Prof. Dr. Gerrit Brösel, Prof. Dr. Michael Olbrich
Rn. 305
Stand: EL 30 – ET: 5/2020
Beim Niederstwerttest für unfertige und fertige Erzeugnisse sind die historischen HK zum BilSt mit dem beizulegenden Wert zu vergleichen. Mit der Schaffung unfertiger und fertiger Erzeugnisse ist eine Veräußerungsabsicht verbunden. Der beizulegende Wert dieser VG ist daher grds. absatzmarktorientiert nach den Grundsätzen der verlustfreien Bewertung zu ermitteln (vgl. HdR-E, HGB § 253, Rn. 286ff.).
Eine beschaffungsorientierte Bewertung kommt nach hier vertretener Ansicht alternativ zur verlustfreien Bewertung insbesondere nur dann infrage, wenn ein Fremdbezug der Halbfabrikate möglich ist. In solchen Fällen können für unfertige Produkte, die auch fremdbezogen werden können, Wiederbeschaffungskosten respektive Wiederherstellungskosten als Vergleichsmaßstab verwendet werden (vgl. Bonner-HdR (2014), § 253 HGB, Rn. 412; a. A. Haufe HGB-Komm. (2019), § 253, Rn. 297 (allein eine absatzmarktorientierte Bewertung vertretend)). Diese Wertmaßstäbe dürfen jedoch nur angewendet werden, wenn sie einen nach der verlustfreien Bewertung ermittelten Wert unterschreiten (vgl. dazu auch die grundlegenden Gedanken der Diskussion zur absatzmarktorientierten Bewertung von RHB HdR-E, HGB § 253, Rn. 286ff.).

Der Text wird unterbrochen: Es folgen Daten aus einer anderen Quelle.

diff --git a/boss.jl_amd/csrc/host_prune.inc b/boss.jl_amd/csrc/host_prune.inc
--- a/boss.jl_amd/csrc/host_prune.inc
+++ b/boss.jl_amd/csrc/host_prune.inc
@@ -68,6 +68,16 @@
     return BOSS_OK;
 }
 
+extern "C" int boss_debug_acq_avec(const boss_gp* g, double* out, int n) {
+    if (!g || !out) return fail(BOSS_E_INVALID, "NULL argument");
+    if (!g->prune_a || g->prune_a_gen != g->factor_gen || n < 1 || n > g->Np) return fail(BOSS_E_INVALID, "no current a = L^-T z of the chain");
+    HIPCHK(hipSetDevice(g->ctx->device));
+    std::lock_guard<std::mutex> lk(g->ctx->mtx);
+    HIPCHK(hipStreamSynchronize(g->ctx->stream));
+    HIPCHK(hipMemcpy(out, g->prune_a, sizeof(double) * n, hipMemcpyDeviceToHost));
+    return BOSS_OK;
+}
+
 static bool prune_eligible(const boss_gp* g, const boss_cand* cd, int P, int S, const EiPar& par, bool has_out, bool defer, bool has_mc,
                            const double* dpair) {
     if (!prune_enabled() || has_out || defer || dpair || has_mc || P != 1 || S != 1 || par.mode != 1) return false;
@@ -104,24 +114,34 @@
         *a_out = g->avec;
         return BOSS_OK;
     }
-    if (g->prune_a && g->prune_a_np != g->Np) {
+    const int nb = g->Np / PRED_RB;
+    if ((g->prune_a || g->prune_u) && g->prune_a_np != g->Np) {
         (void)hipStreamSynchronize(s);
-        (void)hipFree(g->prune_a);
-        g->prune_a = nullptr;
-    }
-    if (!g->prune_a) {
-        if (dev_malloc((void**)&g->prune_a, sizeof(double) * 2 * (size_t)g->Np) != hipSuccess) {
+        if (g->prune_a) (void)hipFree(g->prune_a);
+        if (g->prune_u) (void)hipFree(g->prune_u);
+        g->prune_a = g->prune_u = nullptr;
+    }
+    if (!g->prune_a || !g->prune_u) {
+        g->prune_a_np = g->Np;
+        g->prune_a_gen = ~0ull;
+        if (!g->prune_a && dev_malloc((void**)&g->prune_a, sizeof(double) * 2 * (size_t)g->Np) != hipSuccess) {
             g->prune_a = nullptr;
             return fail(BOSS_E_ALLOC, "device allocation failed");
         }
-        g->prune_a_np = g->Np;
-        g->prune_a_gen = ~0ull;
+        if (!g->prune_u && dev_malloc((void**)&g->prune_u, sizeof(double) * (size_t)(nb - 1) * PRED_RB * PRED_RB) != hipSuccess) {
+            g->prune_u = nullptr;
+            return fail(BOSS_E_ALLOC, "device allocation failed");
+        }
     }
     if (g->prune_a_gen != g->factor_gen) {
-        const int nb = g->Np / PRED_RB;
-        for (int ib = nb - 1; ib >= 0; --ib)
-            hipLaunchKernelGGL(prune_avec_step_kernel, dim3(std::max(1, 2 * ib)), dim3(PRUNE_AVEC_THREADS), 0, s, (const double*)g->A, g->ld, g->Np, g->N,
-                               (const double*)g->Dinv2, ib, ib == nb - 1 ? 1 : 0, g->prune_a + g->Np, g->prune_a);
+        double* r = g->prune_a + g->Np;
+        hipLaunchKernelGGL(prune_u_kernel, dim3(PRED_RB / PRUNE_U_COLS, nb - 1), dim3(PRUNE_U_THREADS), 0, s, (const double*)g->A, g->ld, g->Np, g->N,
+                           (const double*)g->Dinv2, g->prune_u, r);
+        for (int ib = nb - 1; ib >= 0; --ib) {
+            const bool last = ib == nb - 1;
+            hipLaunchKernelGGL(prune_avec_step_kernel, dim3(PRUNE_CRIT_WGS + (last ? 0 : ib * (PRED_RB / PRUNE_UPD_COLS))), dim3(PRUNE_AVEC_THREADS), 0, s,
+                               (const double*)g->A, g->ld, (const double*)g->Dinv2, (const double*)g->prune_u, ib, last ? 1 : 0, r, g->prune_a);
+        }
         g->prune_a_gen = g->factor_gen;
         *rebuilt = true;
     }
@@ -181,7 +201,7 @@
     rc = prune_avec(g, s, &avec, &rebuilt);
     if (rc) return rc;
     last[4] = rebuilt ? 1 : 0;
-    c->prune_launches += (rebuilt ? Np / PRED_RB : 0) + 7;
+    c->prune_launches += (rebuilt ? Np / PRED_RB + 1 : 0) + 7;
     double* Csc = (double*)c->csc.p;
     hipLaunchKernelGGL(scale_cand_kernel, dim3((Mp + 255) / 256), dim3(256), 0, s, cd->Craw, Csc, g->invlam, g->discrete_dev, d, Mp);
     typedef PredG32 G;
diff --git a/boss.jl_amd/csrc/prune_kernels.hpp b/boss.jl_amd/csrc/prune_kernels.hpp
--- a/boss.jl_amd/csrc/prune_kernels.hpp
+++ b/boss.jl_amd/csrc/prune_kernels.hpp
@@ -17,65 +17,152 @@
 #pragma unroll
     for (int off = NC; off < 64; off <<= 1) v[0] += __shfl_xor(v[0], off);
 }
-constexpr int PRUNE_AVEC_THREADS = 1024;
-__global__ __launch_bounds__(PRUNE_AVEC_THREADS) void prune_avec_step_kernel(const double* __restrict__ A, int ld, int Np, int N,
-                                                                             const double* __restrict__ Dinv2, int ib, int first,
-                                                                             double* __restrict__ r, double* __restrict__ a) {
-    __shared__ double rv[PRED_RB], av[PRED_RB];
+constexpr int PRUNE_U_COLS = 8, PRUNE_U_THREADS = PRED_RB / 2, PRUNE_U_KB = 16;
+__device__ __forceinline__ void prune_u_steps(const double2 (&l)[PRUNE_U_KB], const double* __restrict__ dk, double2 (&acc)[PRUNE_U_COLS]) {
+#pragma unroll
+    for (int kk = 0; kk < PRUNE_U_KB; ++kk)
+#pragma unroll
+        for (int j = 0; j < PRUNE_U_COLS; ++j) {
+            const double d = dk[kk * PRUNE_U_COLS + j];
+            acc[j].x = __builtin_fma(l[kk].x, d, acc[j].x);
+            acc[j].y = __builtin_fma(l[kk].y, d, acc[j].y);
+        }
+}
+__global__ __launch_bounds__(PRUNE_U_THREADS) void prune_u_kernel(const double* __restrict__ A, int ld, int Np, int N,
+                                                                  const double* __restrict__ Dinv2, double* __restrict__ U,
+                                                                  double* __restrict__ r) {
+    static_assert(PRED_RB % PRUNE_U_COLS == 0 && PRED_RB % PRUNE_U_KB == 0 && PRUNE_U_THREADS * (PRED_RB / PRUNE_U_COLS) >= 2 * PRED_RB,
+                  "the grid's threads cover the Np entries of r");
+    constexpr int KB = PRUNE_U_KB;
+    __shared__ double Ds[PRED_RB * PRUNE_U_COLS];
+    const int ib = blockIdx.y, c0 = blockIdx.x * PRUNE_U_COLS, t = threadIdx.x;
+    const int gi = (blockIdx.y * gridDim.x + blockIdx.x) * PRUNE_U_THREADS + t;
+    if (gi < Np) r[gi] = gi < N ? A[(size_t)gi * ld + Np] : 0.0;
+    const double* D = Dinv2 + (size_t)ib * PRED_RB * PRED_RB + (size_t)c0 * PRED_RB;
+    const int kbeg = c0 & ~(KB - 1);
+    const size_t cs = (size_t)ld / 2;
+    const double2* Lb = reinterpret_cast<const double2*>(A + (size_t)ib * PRED_RB * ld + (size_t)(ib + 1) * PRED_RB) + t;
+    double2 la[KB], lb[KB];
+#pragma unroll
+    for (int kk = 0; kk < KB; ++kk) la[kk] = Lb[(size_t)(kbeg + kk) * cs];
+#pragma unroll
+    for (int j = 0; j < PRUNE_U_COLS; ++j)
+#pragma unroll
+        for (int h = 0; h < PRED_RB / PRUNE_U_THREADS; ++h) {
+            const int k = t + h * PRUNE_U_THREADS;
+            const double v = D[(size_t)j * PRED_RB + k];
+            Ds[k * PRUNE_U_COLS + j] = k >= c0 + j ? v : 0.0;
+        }
+    double2 acc[PRUNE_U_COLS];
+#pragma unroll
+    for (int j = 0; j < PRUNE_U_COLS; ++j) acc[j] = double2{0.0, 0.0};
+    __syncthreads();
+    for (int k0 = kbeg; k0 < PRED_RB; k0 += 2 * KB) {
+#pragma unroll
+        for (int kk = 0; kk < KB; ++kk) lb[kk] = Lb[(size_t)min(k0 + KB + kk, PRED_RB - 1) * cs];
+        prune_u_steps(la, Ds + k0 * PRUNE_U_COLS, acc);
+        if (k0 + KB >= PRED_RB) break;
+#pragma unroll
+        for (int kk = 0; kk < KB; ++kk) la[kk] = Lb[(size_t)min(k0 + 2 * KB + kk, PRED_RB - 1) * cs];
+        prune_u_steps(lb, Ds + (k0 + KB) * PRUNE_U_COLS, acc);
+    }
+    double2* Uo = reinterpret_cast<double2*>(U + (size_t)ib * PRED_RB * PRED_RB + (size_t)c0 * PRED_RB) + t;
+#pragma unroll
+    for (int j = 0; j < PRUNE_U_COLS; ++j) Uo[(size_t)j * (PRED_RB / 2)] = acc[j];
+}
+
+constexpr int PRUNE_AVEC_THREADS = 512, PRUNE_AVEC_WAVES = PRUNE_AVEC_THREADS / 64;
+constexpr int PRUNE_CRIT_COLS = 16, PRUNE_UPD_COLS = 32;
+constexpr int PRUNE_CRIT_WGS = PRED_RB / PRUNE_CRIT_COLS;
+constexpr int PRUNE_CRIT_CPW = PRUNE_CRIT_COLS / PRUNE_AVEC_WAVES, PRUNE_UPD_CPW = PRUNE_UPD_COLS / PRUNE_AVEC_WAVES;
+static_assert(PRUNE_CRIT_CPW >= 1 && PRUNE_UPD_CPW >= 1 && (PRED_RB / 2) % PRUNE_CRIT_COLS == 0, "whole columns per wave; a critical "
+              "workgroup's columns lie in one half of the block");
+template <bool LOW, bool HAS_U>
+__device__ __forceinline__ void prune_crit_shares(const double2* __restrict__ D, const double2* __restrict__ Ub,
+                                                  const double2* __restrict__ rv, const double2* __restrict__ av, int cb, int lane,
+                                                  double (&sums)[PRUNE_CRIT_CPW]) {
+    constexpr int H = PRED_RB / 2 / 2;
+    double2 dl[PRUNE_CRIT_CPW], dh[PRUNE_CRIT_CPW], ul[PRUNE_CRIT_CPW], uh[PRUNE_CRIT_CPW];
+    const double2 zero = {0.0, 0.0};
+#pragma unroll
+    for (int j = 0; j < PRUNE_CRIT_CPW; ++j) {
+        dl[j] = LOW ? D[(size_t)j * 2 * H + lane] : zero;
+        dh[j] = D[(size_t)j * 2 * H + H + lane];
+        ul[j] = HAS_U ? Ub[(size_t)j * 2 * H + lane] : zero;
+        uh[j] = HAS_U ? Ub[(size_t)j * 2 * H + H + lane] : zero;
+    }
+    const double2 rl = LOW ? rv[lane] : zero, rh = rv[H + lane];
+    const double2 al = HAS_U ? av[lane] : zero, ah = HAS_U ? av[H + lane] : zero;
+    const int r0 = 2 * lane, r1 = PRED_RB / 2 + 2 * lane;
+#pragma unroll
+    for (int j = 0; j < PRUNE_CRIT_CPW; ++j) {
+        const int c = cb + j;
+        double s = 0.0;
+        if (LOW) {
+            s = __builtin_fma(r0 >= c ? dl[j].x : 0.0, rl.x, s);
+            s = __builtin_fma(r0 + 1 >= c ? dl[j].y : 0.0, rl.y, s);
+        }
+        s = __builtin_fma(r1 >= c ? dh[j].x : 0.0, rh.x, s);
+        s = __builtin_fma(r1 + 1 >= c ? dh[j].y : 0.0, rh.y, s);
+        if (HAS_U) {
+            double t = ul[j].x * al.x;
+            t = __builtin_fma(ul[j].y, al.y, t);
+            t = __builtin_fma(uh[j].x, ah.x, t);
+            t = __builtin_fma(uh[j].y, ah.y, t);
+            s -= t;
+        }
+        sums[j] = s;
+    }
+}
+__global__ __launch_bounds__(PRUNE_AVEC_THREADS) void prune_avec_step_kernel(const double* __restrict__ A, int ld,
+                                                                             const double* __restrict__ Dinv2,
+                                                                             const double* __restrict__ U, int ib, int last,
+                                                                             double* r, double* a) {
     const int tid = threadIdx.x, lane = tid & 63;
     const int wave = __builtin_amdgcn_readfirstlane(tid >> 6);
     const int i0 = ib * PRED_RB;
-    if (tid < PRED_RB) {
-        const int i = i0 + tid;
-        rv[tid] = first ? (i < N ? A[(size_t)i * ld + Np] : 0.0) : r[i];
-    }
-    __syncthreads();
-    const double* D = Dinv2 + (size_t)ib * PRED_RB * PRED_RB;
-    double r4[4];
-#pragma unroll
-    for (int q = 0; q < 4; ++q) r4[q] = rv[lane + 64 * q];
-    {
-        double sums[16];
-#pragma unroll
-        for (int j = 0; j < 16; ++j) {
-            const int c = 16 * j + wave;
-            const double* col = D + (size_t)c * PRED_RB;
-            double sacc = 0.0;
-#pragma unroll
-            for (int q = 0; q < 4; ++q) {
-                if (q >= j / 4) {
-                    const int row = lane + 64 * q;
-                    const double dv = col[row];
-                    sacc = __builtin_fma(row >= c ? dv : 0.0, r4[q], sacc);
-                }
-            }
-            sums[j] = sacc;
-        }
-        prune_wave_sums<16>(sums, lane);
-        if (lane < 16) av[16 * lane + wave] = sums[0];
-    }
-    __syncthreads();
-    if (blockIdx.x == 0 && tid < PRED_RB) a[i0 + tid] = av[tid];
-    if (ib == 0) return;
-    double a4[4];
-#pragma unroll
-    for (int q = 0; q < 4; ++q) a4[q] = av[lane + 64 * q];
-    double sums[8];
-    const int cg0 = blockIdx.x * 128 + wave * 8;
-#pragma unroll
-    for (int j = 0; j < 8; ++j) {
-        const double* col = A + (size_t)(cg0 + j) * ld + i0;
-        double sacc = 0.0;
-#pragma unroll
-        for (int q = 0; q < 4; ++q) sacc = __builtin_fma(col[lane + 64 * q], a4[q], sacc);
-        sums[j] = sacc;
-    }
-    prune_wave_sums<8>(sums, lane);
-    if (lane < 8) {
-        const int cg = cg0 + lane;
-        const double base = first ? (cg < N ? A[(size_t)cg * ld + Np] : 0.0) : r[cg];
-        r[cg] = base - sums[0];
-    }
+    if (blockIdx.x < PRUNE_CRIT_WGS) {
+        const int cb = blockIdx.x * PRUNE_CRIT_COLS + wave * PRUNE_CRIT_CPW;
+        const size_t off = (size_t)ib * PRED_RB * PRED_RB + (size_t)cb * PRED_RB;
+        const double2* D = reinterpret_cast<const double2*>(Dinv2 + off);
+        const double2* Ub = reinterpret_cast<const double2*>(U + off);
+        const double2* rv = reinterpret_cast<const double2*>(r + i0);
+        const double2* av = reinterpret_cast<const double2*>(a + i0 + PRED_RB);
+        const bool low = blockIdx.x * PRUNE_CRIT_COLS < PRED_RB / 2;
+        double sums[PRUNE_CRIT_CPW];
+        if (last) {
+            if (low) prune_crit_shares<true, false>(D, Ub, rv, av, cb, lane, sums);
+            else prune_crit_shares<false, false>(D, Ub, rv, av, cb, lane, sums);
+        } else {
+            if (low) prune_crit_shares<true, true>(D, Ub, rv, av, cb, lane, sums);
+            else prune_crit_shares<false, true>(D, Ub, rv, av, cb, lane, sums);
+        }
+        prune_wave_sums<PRUNE_CRIT_CPW>(sums, lane);
+        if (lane < PRUNE_CRIT_CPW) a[i0 + cb + lane] = sums[0];
+        return;
+    }
+    constexpr int H = PRED_RB / 2 / 2;
+    const int cg0 = (blockIdx.x - PRUNE_CRIT_WGS) * PRUNE_UPD_COLS + wave * PRUNE_UPD_CPW;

Eine solche beschaffungsmarktorientierte Bewertung ist nach den Grundsätzen der verlustfreien Bewertung indes nicht erforderlich, wenn das unfertige Erzeugnis nach Weiterverarbeitung mindestens kostendeckend veräußert werden kann (vgl. in analoger Anwendung IDW, FN-IDW 2013, S. 500). Ausschlaggebend ist der verlässliche Nachweis einer kostendeckenden Veräußerung des noch zu erstellenden Fertigerzeugnisses. An diesen Nachweis sind hohe Anforderungen zu stellen (vgl. auch HdR-E, HGB § 253, Rn. 293ff.).
Bei Überbeständen wird im Schrifttum teilweise eine Bewertung nach dem Grundsatz der "doppelten Maßgeblichkeit" (Bewertung sowohl beschaffungs- als auch absatzmarktorientiert) vertreten (vgl. ADS (1995), § 253, Rn. 496; Beck Bil-Komm. (2020), § 253 HGB, Rn. 517; a. A. Haufe HGB-Komm. (2019), § 253, Rn. 297 (allein eine absatzmarktorientierte Bewertung vertretend)). Die ergänzende Berücksichtigung des Beschaffungsmarkts (Wiederbeschaffungs- oder Wiederherstellungskosten) für unfertige und fertige Erzeugnisse ist nach hier vertretener Ansicht nachvollziehbar, wenn die Absatzmärkte zum Erliegen gekommen sind. In solchen Fällen ist die Überprüfung von Überbeständen auf Werthaltigkeit wegen mangelnder Gängigkeit angezeigt (vgl. analog die Ausführungen zur Gängigkeit bei RHB HdR-E, HGB § 253, Rn. 299ff.). Zudem können sich – je nach Produkt – bei Überbeständen Preisrückgänge auf den Absatzmärkten andeuten, wenn polypolistische Marktstrukturen vorliegen. Die Wiederherstellungskosten sind ein guter Kontrollwert, um solche Risiken rechtzeitig im JA abzubilden (vgl. auch Beck Bil-Komm. (2020), § 253 HGB, Rn. 527).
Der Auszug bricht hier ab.